The event, held at the Champlain Valley Educational Services Instructional Center, was attended by more than 85 people.

CVES Safe Schools Healthy Students project administrator Wanda McQueen said the old “Sticks and stones can break my bones but words can never hurt me” mindset can have harmful consequences for the well-being of adolescents.

The workshop opened with seven Crown Point students showing an anti-bullying presentation they had put on for their school talent show last year. They publicly displayed through a Powerpoint who they were, how it felt when they were bullied, names they had been called and what they wanted most when they were at school.

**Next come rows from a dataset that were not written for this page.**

__device__ __forceinline__ void pair_lane(size_t v, size_t n_items, size_t total_pairs, const uint32_t* pair_off, uint32_t ppi, const uint32_t* tile_off, size_t* t,
                                          size_t* item, bool* active) {
  if (ppi) {
    const size_t per_tile = (size_t)64 * ppi;
    const size_t tile = v / per_tile, r = v % per_tile;
    size_t it = tile * 64 + (r & 63);
    *active = it < n_items;
    if (!*active) it = n_items - 1;
    *item = it;
    *t = it * ppi + (r >> 6);
  } else if (tile_off) {
    const size_t n_tiles = (n_items + 63) / 64;
    size_t lo = 0, hi = n_tiles;
    while (hi - lo > 1) {
      const size_t mid = (lo + hi) >> 1;
      if (tile_off[mid] <= v) lo = mid; else hi = mid;
    }
    const size_t r = v - tile_off[lo];
    size_t it = lo * 64 + (r & 63);
    const uint32_t j = (uint32_t)(r >> 6);
    bool act = v < tile_off[n_tiles] && it < n_items;
    if (it >= n_items) it = n_items - 1;
    const uint32_t p_it = pair_off[it + 1] - pair_off[it];
    act = act && j < p_it;
    *active = act;
    *item = it;
    *t = act ? (size_t)pair_off[it] + j : (p_it ? (size_t)pair_off[it] : total_pairs - 1);
    if (!act && !p_it) *item = owner_of(pair_off, n_items, *t);
  } else {
    *active = v < total_pairs;
    *t = *active ? v : total_pairs - 1;
    *item = owner_of(pair_off, n_items, *t);
  }
}
__global__ void __launch_bounds__(1024) k_tile_offsets(size_t n_items, const uint32_t* pair_off, uint32_t* tile_off) {
  __shared__ uint32_t part[1024];
  const size_t n_tiles = (n_items + 63) / 64;
  const size_t per = (n_tiles + 1023) / 1024, lo = (size_t)threadIdx.x * per, hi = lo + per < n_tiles ? lo + per : n_tiles;
  auto lanes_of = [&](size_t tile) {
    uint32_t mx = 0;
    const size_t i1 = tile * 64 + 64 < n_items ? tile * 64 + 64 : n_items;
    for (size_t i = tile * 64; i < i1; i++) { const uint32_t p = pair_off[i + 1] - pair_off[i]; mx = p > mx ? p : mx; }
    return 64u * mx;
  };
  uint32_t sum = 0;
  for (size_t k = lo; k < hi; k++) sum += lanes_of(k);
  part[threadIdx.x] = sum;
  __syncthreads();
  for (int d = 1; d < 1024; d <<= 1) {
    const uint32_t v = (int)threadIdx.x >= d ? part[threadIdx.x - d] : 0;
    __syncthreads();
    part[threadIdx.x] += v;
    __syncthreads();
  }
  uint32_t at = part[threadIdx.x] - sum;
  for (size_t k = lo; k < hi; k++) { tile_off[k] = at; at += lanes_of(k); }
  if (threadIdx.x == 1023) tile_off[n_tiles] = part[1023];
}
static inline uint32_t uniform_ppi(size_t n_items, size_t max_pairs, size_t total_pairs) {
  return (max_pairs && total_pairs == n_items * max_pairs) ? (uint32_t)max_pairs : 0u;
}
static inline size_t pair_lanes(size_t n_items, size_t total_pairs, uint32_t ppi) { return ppi ? (n_items + 63) / 64 * 64 * (size_t)ppi : total_pairs; }
static int32_t gather_lanes(rhip_ctx* ctx, size_t n_items, size_t max_pairs, size_t total_pairs, const uint32_t* pair_off, uint32_t ppi, const uint32_t** tile_off,
                            size_t* lanes) {
  *tile_off = nullptr;
  *lanes = pair_lanes(n_items, total_pairs, ppi);
  static const bool off = getenv("RABE_NO_PAIR_TILES") != nullptr;
  if (ppi || off || !pair_off || !max_pairs || n_items < 64) return RHIP_OK;
  const size_t n_tiles = (n_items + 63) / 64;
  if (n_tiles * 64 * max_pairs >= ((size_t)1 << 32)) return RHIP_OK;
  void* w = nullptr;
// ... 1962 lines not shown
__global__ void __launch_bounds__(64, RB_MIN_WAVES) k_gt_is_member(size_t n, const rhip_gt* a, uint32_t* ok, int mode) {
  const size_t i = (size_t)blockIdx.x * blockDim.x + threadIdx.x;
  if (i >= n) return;
  const Fp12 f = load_gt(a[i].l);
  const Fp12 f2 = fp12_frob_fn(f, 2);
  const Fp12 f4 = fp12_frob_fn(f2, 2);
  bool good = wire_words_canonical(a[i].l, 12) && !fp12_is_zero(f) && fp12_eq(fp12_mul_fn(f4, f), f2);
  if (good) {
    if (mode == 1) {
      uint32_t k[8];
#pragma unroll
      for (int w = 0; w < 8; w++) k[w] = FrParams::mod(w);
      k[0] -= 1u;
      good = fp12_eq(fp12_mul_fn(gt_pow_window(f, k), f), fp12_one());
    } else {
      const Fp12 h = fp12_cyclotomic_exp_u(fp12_cyclotomic_exp_u(f));
      const Fp12 h2 = fp12_cyclotomic_sqr_fn(h);
      good = fp12_eq(fp12_mul_fn(h2, fp12_cyclotomic_sqr_fn(h2)), fp12_frob_fn(f, 1));
    }
  }
  ok[i] = good ? 1u : 0u;
}
extern "C" int32_t rhip_ctx_collect_walk_verdicts(rhip_ctx* ctx, uint32_t* dev_fail, uint32_t* dev_count) {
  NEED(ctx);
  if ((dev_fail == nullptr) != (dev_count == nullptr)) return RHIP_ERR_ARG;
  ctx->walk_fail = dev_fail;
  ctx->walk_count = dev_count;
  return RHIP_OK;
}
extern "C" int32_t rhip_g2_in_subgroup_at(rhip_ctx* ctx, size_t n_idx, const uint32_t* idx, const rhip_g2* p, uint32_t* ok) {
  NEED(ctx);
  if (!n_idx) return RHIP_OK;
  if (!idx) return RHIP_ERR_ARG;
  KLAUNCH(ctx, "k_g2_in_subgroup", k_g2_in_subgroup, dim3(blocks_for(n_idx, 128)), dim3(128), 0, ctx->stream, n_idx, p, ok, 0, idx);
  return RHIP_OK;
}
extern "C" int32_t rhip_g2_in_subgroup(rhip_ctx* ctx, size_t n, const rhip_g2* p, uint32_t* ok) {
  NEED(ctx);
  if (!n) return RHIP_OK;
  static const int mode = getenv("RABE_G2_CHECK_BY_ORDER") ? 1 : 0;
  KLAUNCH(ctx, "k_g2_in_subgroup", k_g2_in_subgroup, dim3(blocks_for(n, 128)), dim3(128), 0, ctx->stream, n, p, ok, mode, (const uint32_t*)nullptr);
  return RHIP_OK;
}
extern "C" int32_t rhip_g2_in_subgroup_by_order(rhip_ctx* ctx, size_t n, const rhip_g2* p, uint32_t* ok) {
  NEED(ctx);
  if (!n) return RHIP_OK;
  KLAUNCH(ctx, "k_g2_in_subgroup", k_g2_in_subgroup, dim3(blocks_for(n, 128)), dim3(128), 0, ctx->stream, n, p, ok, 1, (const uint32_t*)nullptr);
  return RHIP_OK;
}
extern "C" int32_t rhip_gt_is_member(rhip_ctx* ctx, size_t n, const rhip_gt* a, uint32_t* ok) {
  NEED(ctx);
  if (!n) return RHIP_OK;
  static const int mode = getenv("RABE_GT_CHECK_BY_ORDER") ? 1 : 0;
  if (mode == 0 && rhip_use_c6_gt_pow(ctx, n)) return rhip_launch_gt_is_member_c6(ctx, n, a, ok);
  KLAUNCH(ctx, "k_gt_is_member", k_gt_is_member, dim3(blocks_for(n, 64)), dim3(64), 0, ctx->stream, n, a, ok, mode);
  return RHIP_OK;
}
extern "C" int32_t rhip_gt_is_member_by_order(rhip_ctx* ctx, size_t n, const rhip_gt* a, uint32_t* ok) {
  NEED(ctx);
  if (!n) return RHIP_OK;
  KLAUNCH(ctx, "k_gt_is_member", k_gt_is_member, dim3(blocks_for(n, 64)), dim3(64), 0, ctx->stream, n, a, ok, 1);
  return RHIP_OK;
}
__global__ void __launch_bounds__(256) k_flags_all(size_t n_seg, const uint32_t* seg_off, uint32_t scale, const uint32_t* flags, uint32_t* out) {
  const size_t s = (size_t)blockIdx.x * blockDim.x + threadIdx.x;
  if (s >= n_seg) return;
  uint32_t ok = 1;
  const size_t hi = (size_t)scale * seg_off[s + 1];
  for (size_t i = (size_t)scale * seg_off[s]; i < hi; i++) ok &= (flags[i] != 0) ? 1u : 0u;
  out[s] = ok;
}
extern "C" int32_t rhip_flags_all(rhip_ctx* ctx, size_t n_seg, const uint32_t* seg_off, uint32_t scale, const uint32_t* flags, uint32_t* out) {
  NEED(ctx);
  if (!n_seg) return RHIP_OK;
  if (!seg_off || !flags || !out || !scale) return RHIP_ERR_ARG;
  KLAUNCH(ctx, "k_flags_all", k_flags_all, dim3(blocks_for(n_seg, 256)), dim3(256), 0, ctx->stream, n_seg, seg_off, scale, flags, out);
  return RHIP_OK;
}
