extern "C" int prn_bn_train_fwd_into(const float* x, float* stats, const float* gamma, const float* beta, const float* residual, float* y,
                                     int64_t y_batch_stride, float* running_mean, float* running_var, double* ws, int B, int C, int HW, float eps,
                                     float momentum, int relu, void* stream) {
  PRN_REQUIRE(x && stats && gamma && beta && y && B > 0 && C > 0 && HW > 0, "prn_bn_train_fwd: bad arguments");
  PRN_REQUIRE(ws || bn_small_ok(B, HW), "prn_bn_train_fwd: the two-launch path needs its workspace (prn_bn_kernel_kind(B, HW) == 0)");
  PRN_REQUIRE(y_batch_stride >= (int64_t)C * HW && ((HW & 3) || ((y_batch_stride & 3) == 0 && (reinterpret_cast<uintptr_t>(y) & 15) == 0)),
              "prn_bn_train_fwd_into: bad output batch stride / alignment");
  const int64_t ybs = y_batch_stride;
  PRN_REQUIRE((int64_t)B * C <= 65535, "prn_bn_train_fwd: B*C too large for grid.y");
  hipStream_t st = (hipStream_t)stream;
  if (bn_small_ok(B, HW)) {
    const int nv = cdiv(B * HW / 4, 256);
#define PRN_BN_SMALL_FWD(NV_) hipLaunchKernelGGL((bn_small_fwd_kernel<NV_>), dim3(C), dim3(256), 0, st, x, stats, gamma, beta, residual, y, \
                                                 running_mean, running_var, B, C, HW, eps, momentum, relu, ybs, 1, (int64_t)0, (float*)nullptr)
    if (nv <= 3) PRN_BN_SMALL_FWD(3); else if (nv <= 6) PRN_BN_SMALL_FWD(6); else if (nv <= 10) PRN_BN_SMALL_FWD(10); else PRN_BN_SMALL_FWD(12);
#undef PRN_BN_SMALL_FWD
    PRN_CHECK_LAUNCH("prn_bn_train_fwd/small");
    return 0;
  }
  const int S = bn_splits(B, HW);
  for (int r = PRN_REPS(1); r > 0; --r) hipLaunchKernelGGL(bn_partial_kernel, dim3(C, S), dim3(256), 0, st, x, ws, B, C, HW);
  PRN_CHECK_LAUNCH("prn_bn_train_fwd/partial");
  int gx = cdiv(HW, 256 * 8);
  if (gx < 1) gx = 1;
  hipLaunchKernelGGL((bn_apply_kernel<true>), dim3(gx, B * C), dim3(256), 0, st, x, stats, gamma, beta, residual, y, C, HW, relu,
                     (const double*)ws, running_mean, running_var, S, (double)B * HW, eps, momentum, ybs);
  PRN_CHECK_LAUNCH("prn_bn_train_fwd/apply");
  return 0;
}

extern "C" int prn_bn_bwd(const float* dy, const float* x, const float* y, const float* stats, const float* gamma, const float* beta,
                          float* dx, float* dres, float* dgamma, float* dbeta, double* ws,
                          int B, int C, int HW, int relu, int frozen, void* stream) {
  return prn_bn_bwd_from(dy, (int64_t)C * HW, x, y, stats, gamma, beta, dx, dres, dgamma, dbeta, ws, B, C, HW, relu, frozen, stream);
}

extern "C" int prn_bn_bwd_from(const float* dy, int64_t dy_batch_stride, const float* x, const float* y, const float* stats, const float* gamma,
                               const float* beta, float* dx, float* dres, float* dgamma, float* dbeta, double* ws,
                               int B, int C, int HW, int relu, int frozen, void* stream) {
  PRN_REQUIRE(dy && x && stats && gamma && dx && B > 0 && C > 0 && HW > 0, "prn_bn_bwd: bad arguments");
  PRN_REQUIRE(ws || bn_small_ok(B, HW), "prn_bn_bwd: the two-launch path needs its workspace (prn_bn_kernel_kind(B, HW) == 0)");
  PRN_REQUIRE(dy_batch_stride >= (int64_t)C * HW && ((HW & 3) || ((dy_batch_stride & 3) == 0 && (reinterpret_cast<uintptr_t>(dy) & 15) == 0)),
              "prn_bn_bwd_from: bad gradient batch stride / alignment");
  const int64_t dbs = dy_batch_stride;
  PRN_REQUIRE(!relu || y || (beta && !dres), "prn_bn_bwd: relu needs the forward output, or beta (and no residual) to recompute its sign");
  if (relu) relu = y ? 1 : 2;
  PRN_REQUIRE((int64_t)B * C <= 65535, "prn_bn_bwd: B*C too large for grid.y");
  hipStream_t st = (hipStream_t)stream;
  if (bn_small_ok(B, HW)) {
    const int nv = cdiv(B * HW / 4, 256);
#define PRN_BN_SMALL_BWD(NV_) hipLaunchKernelGGL((bn_small_bwd_kernel<NV_>), dim3(C), dim3(256), 0, st, dy, x, y, stats, gamma, beta, dx, dres, dgamma, \
                                                 dbeta, B, C, HW, relu, frozen, dbs, 1, (int64_t)0)
    if (nv <= 3) PRN_BN_SMALL_BWD(3); else if (nv <= 6) PRN_BN_SMALL_BWD(6); else if (nv <= 10) PRN_BN_SMALL_BWD(10); else PRN_BN_SMALL_BWD(12);
#undef PRN_BN_SMALL_BWD
    PRN_CHECK_LAUNCH("prn_bn_bwd/small");
    return 0;
  }
  const int S = bn_splits(B, HW);
  const int have = (!frozen || dgamma || dbeta) ? 1 : 0;
  if (have) {
    for (int r = PRN_REPS(2); r > 0; --r) hipLaunchKernelGGL(bn_bwd_partial_kernel, dim3(C, S), dim3(256), 0, st, dy, x, y, stats, ws, B, C, HW, relu, gamma, beta, dbs);
    PRN_CHECK_LAUNCH("prn_bn_bwd/partial");
  }
  int gx = cdiv(HW, 256 * 8);
  if (gx < 1) gx = 1;
  hipLaunchKernelGGL(bn_bwd_apply_kernel, dim3(gx, B * C), dim3(256), 0, st, dy, x, y, stats, gamma, (const double*)ws, dx, dres, C, HW,
                     S, 1.f / ((float)B * HW), relu, frozen, have, dgamma, dbeta, beta, dbs);
  PRN_CHECK_LAUNCH("prn_bn_bwd/apply");
  return 0;
}

extern "C" int prn_bn_train_fwd_partials(const float* parts, int nparts, int64_t part_stride, float* x_out, float* stats, const float* gamma, const float* beta,
                                         const float* residual, float* y, float* running_mean, float* running_var, int B, int C, int HW, float eps,
                                         float momentum, int relu, void* stream) {
  PRN_REQUIRE(parts && x_out && stats && gamma && beta && y && B > 0 && C > 0 && HW > 0, "prn_bn_train_fwd_partials: bad arguments");
  PRN_REQUIRE(nparts >= 1 && nparts <= 64 && (nparts == 1 || part_stride >= (int64_t)B * C * HW) && (part_stride & 3) == 0,
              "prn_bn_train_fwd_partials: 1..64 partial sums, a multiple of four elements and at least B*C*HW apart");
  PRN_REQUIRE(bn_small_ok(B, HW), "prn_bn_train_fwd_partials: only for maps the one-pass kernel takes (prn_bn_kernel_kind(B, HW) == 1)");
  PRN_REQUIRE(((reinterpret_cast<uintptr_t>(parts) | reinterpret_cast<uintptr_t>(x_out) | reinterpret_cast<uintptr_t>(y)) & 15) == 0,
              "prn_bn_train_fwd_partials: tensors must be 16-byte aligned");
  hipStream_t st = (hipStream_t)stream;
  const int nv = cdiv(B * HW / 4, 256);
  const int64_t ybs = (int64_t)C * HW;
#define PRN_BN_SMALL_FWD(NV_) hipLaunchKernelGGL((bn_small_fwd_kernel<NV_>), dim3(C), dim3(256), 0, st, parts, stats, gamma, beta, residual, y, \
                                                 running_mean, running_var, B, C, HW, eps, momentum, relu, ybs, nparts, part_stride, x_out)
  if (nv <= 3) PRN_BN_SMALL_FWD(3); else if (nv <= 6) PRN_BN_SMALL_FWD(6); else if (nv <= 10) PRN_BN_SMALL_FWD(10); else PRN_BN_SMALL_FWD(12);
#undef PRN_BN_SMALL_FWD
  PRN_CHECK_LAUNCH("prn_bn_train_fwd_partials");
  return 0;
}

The students said they had been called names like “fat,” “stupid,” “annoying” and “loud” when they would rather be called “funny,” “nice” and smart.

Crown Point teacher Laura Uhly said the group had taken it upon themselves to do this project and it was an eye-opening experience for the students who saw it.

“They were so brave, putting themselves out there like that, I was scared for them,” Uhly said.

However, the students were driven by more than fear and hope what they were doing could make a difference.

“Everyone was sick of getting bullied and we had to do something to stop it,” said student Timmy Huestis.

The seven students each said what they wanted most from school was to feel it was a safe place to learn, and for people to acknowledge their good qualities.